** Opening Material supplied block **

__global__ __launch_bounds__(256) void k_rag_sort(const int32_t *__restrict__ len, int64_t n, int32_t max_len, int key_shift,
                                                  int32_t split, int32_t low_pct,
                                                  int2 *__restrict__ ord, int32_t *__restrict__ gpre,
                                                  unsigned long long *__restrict__ wsum)
{
    __shared__ __attribute__((aligned(16))) uint16_t s_cnt[8 * 256];
    __shared__ __attribute__((aligned(16))) uint16_t s_idx[2][MPB_RG_WIN];
    __shared__ __attribute__((aligned(16))) uint16_t s_len[MPB_RG_WIN];
    __shared__ uint32_t s_wave[4];
    const int tid = threadIdx.x, lane = tid & 63, w = tid >> 6;
    const int64_t w0 = (int64_t)blockIdx.x * MPB_RG_WIN;
    const int m = (int)min((int64_t)MPB_RG_WIN, n - w0);
#pragma unroll
    for (int k = 0; k < 16; k++) {
        const int i = k * 256 + tid;
        const int l = i < m ? len[w0 + i] : 0;
        s_len[i] = (uint16_t)((l < 0 || l > max_len) ? 0xffff : l);
    }
    __syncthreads();
    auto key_of = [key_shift](uint32_t l) { return l == 0xffffu ? 0u : ((l + 15u) >> 4) >> key_shift; };
    uint32_t el[16];
    {
        const u32x4 a = *reinterpret_cast<const u32x4 *>(s_len + 16 * tid), b = *reinterpret_cast<const u32x4 *>(s_len + 16 * tid + 8);
        const uint32_t ww[8] = {a.x, a.y, a.z, a.w, b.x, b.y, b.z, b.w};
#pragma unroll
        for (int e = 0; e < 8; e++) { el[2 * e] = key_of(ww[e] & 0xffffu); el[2 * e + 1] = key_of(ww[e] >> 16); }
    }
    const int mine = min(16, max(0, m - 16 * tid));
#pragma unroll
    for (int pass = 0; pass < 2; pass++) {
        if (pass == 1) {
            __syncthreads();
            const u32x4 a = *reinterpret_cast<const u32x4 *>(s_idx[0] + 16 * tid), b = *reinterpret_cast<const u32x4 *>(s_idx[0] + 16 * tid + 8);
            const uint32_t ww[8] = {a.x, a.y, a.z, a.w, b.x, b.y, b.z, b.w};
#pragma unroll
            for (int e = 0; e < 8; e++) { el[2 * e] = ww[e] & 0xffffu; el[2 * e + 1] = ww[e] >> 16; }
        }
        unsigned long long c_lo = 0, c_hi = 0;
#pragma unroll
        for (int r = 0; r < 16; r++) {
            const int d = pass == 0 ? (int)(el[r] & 7u) : (int)(el[r] >> 12);
            const unsigned long long inc = r < mine ? 1ull << (16 * (d & 3)) : 0ull;
            c_lo += (d & 4) ? 0ull : inc;
            c_hi += (d & 4) ? inc : 0ull;
        }
#pragma unroll
        for (int d = 0; d < 8; d++) s_cnt[d * 256 + tid] = (uint16_t)(((d & 4) ? c_hi : c_lo) >> (16 * (d & 3)));
        __syncthreads();
        u32x4 c4 = *reinterpret_cast<const u32x4 *>(s_cnt + 8 * tid);
        uint32_t cc[8] = {c4.x & 0xffffu, c4.x >> 16, c4.y & 0xffffu, c4.y >> 16, c4.z & 0xffffu, c4.z >> 16, c4.w & 0xffffu, c4.w >> 16};
        uint32_t sum = 0;
#pragma unroll
        for (int e = 0; e < 8; e++) sum += cc[e];
        uint32_t run = rg_block_excl_scan(sum, s_wave, tid);
#pragma unroll
        for (int e = 0; e < 8; e++) { const uint32_t c = cc[e]; cc[e] = run; run += c; }
        c4.x = cc[0] | (cc[1] << 16); c4.y = cc[2] | (cc[3] << 16); c4.z = cc[4] | (cc[5] << 16); c4.w = cc[6] | (cc[7] << 16);
        *reinterpret_cast<u32x4 *>(s_cnt + 8 * tid) = c4;
        __syncthreads();
        unsigned long long p_lo = 0, p_hi = 0;
// ... 154 lines not shown
        s_tab[tid] = make_float2(p, tid == 0 ? MPB_MARK_UPPER : tid == 255 ? MPB_MARK_LOWER : p * (1.0f - p));
        const float r = p / (1.0f - p);
        s_pow[tid] = make_float4(log1pf(-p), r, r * r, r * r * r);
    }
    __syncthreads();
    const int k = blockIdx.x * 4 + w;
    if (k >= n_sample) return;
    const int64_t step = n / n_sample;
    const int64_t i = min(n - 1, (int64_t)k * step + (int64_t)(mpb_mix64((uint64_t)k) % (uint64_t)step));
    const int li_raw = len ? len[i] : fixed_len;
    const bool bad_len = li_raw < 0 || li_raw > prm.max_len;
    const int li = bad_len ? 0 : li_raw;
    float mu = 0.f, var = 0.f, k3 = 0.f;
    float lp0 = 0.f, t1 = 0.f, t2 = 0.f, t3 = 0.f;
    int ambi = 0, lower = 0;
    for (int c0 = 0; c0 * 16 < li; c0 += 64 * 15) {
        f32x2 a01 = {0.f, 0.f};
        float s3 = 0.f;
        for (int c = c0 + lane; c * 16 < li && c < c0 + 64 * 15; c += 64) {
            uint4 y = *reinterpret_cast<const uint4 *>(q + i * stride + (int64_t)c * 16);
            const int nv = li - c * 16;
            y.x = fill_dword(y.x, nv); y.y = fill_dword(y.y, nv - 4);
            y.z = fill_dword(y.z, nv - 8); y.w = fill_dword(y.w, nv - 12);
            pre_chunk(s_tab, y, a01, s3);
            const uint32_t ww[4] = {y.x, y.y, y.z, y.w};
#pragma unroll
            for (int d = 0; d < 4; d++)
#pragma unroll
                for (int t = 0; t < 4; t++) {
                    const float4 e = s_pow[(ww[d] >> (8 * t)) & 0xffu];
                    lp0 += e.x; t1 += e.y; t2 += e.z; t3 += e.w;
                }
        }
        const float n255 = floorf(a01.y * (1.0f / MPB_MARK_LOWER));
        const float rem = a01.y - MPB_MARK_LOWER * n255;
        const float nzero = floorf(rem * (1.0f / MPB_MARK_UPPER));
        const float pvar = rem - MPB_MARK_UPPER * nzero;
        mu += a01.x; var += pvar; k3 += pvar - 2.0f * s3;
        ambi += (int)nzero + (int)n255;
        lower += (int)n255;
    }
#pragma unroll
    for (int off = 1; off <= 32; off <<= 1) {
        mu += __shfl_xor(mu, off); var += __shfl_xor(var, off);
        k3 += __shfl_xor(k3, off); ambi += __shfl_xor(ambi, off); lower += __shfl_xor(lower, off);
        lp0 += __shfl_xor(lp0, off); t1 += __shfl_xor(t1, off);
        t2 += __shfl_xor(t2, off); t3 += __shfl_xor(t3, off);
    }
    if (lane == 0) {
        const float vv = fmaxf(var, 1e-12f);
        const float x = mu + prm.z * sqrtf(vv) + (k3 / vv) * prm.zq;
        int rows = (int)floorf(fminf(x, 1e9f) + 0.5f) + 1;
        rows = max(rows, 5);
        const float thr = (float)prm.thr;
        const float p0 = __expf(lp0);
        const float e1 = t1, e2 = 0.5f * (t1 * t1 - t2), e3 = (t1 * t1 * t1 - 3.0f * t1 * t2 + 2.0f * t3) * (1.0f / 6.0f);
        float cdf = p0;
        if (cdf > thr) rows = 1;
        else if ((cdf += p0 * e1) > thr) rows = 2;
        else if ((cdf += p0 * e2) > thr) rows = 3;
        else if ((cdf += p0 * e3) > thr) rows = 4;
        rows = max(min(rows, li - ambi + 1), 1);
        atomicAdd(hist + ((lower > 0 || bad_len) ? 0 : min(rows, MPB_NAR_BUCKETS - 1)),
                  len ? max(1, (li + 15) >> 4) : 1);
        if (len && lower == 0 && !bad_len) {
            if (rows >= 3) atomicMin(hist + MPB_NAR_BUCKETS, (li + 15) >> 4);
            if (rows >= 4) atomicMin(hist + MPB_NAR_BUCKETS + 1, (li + 15) >> 4);
        }
    }
}

}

** Closing Material supplied block **

# Exercise
Within the entries above, how many lines contain "hist"? Respond with the number only.

# Task answer
3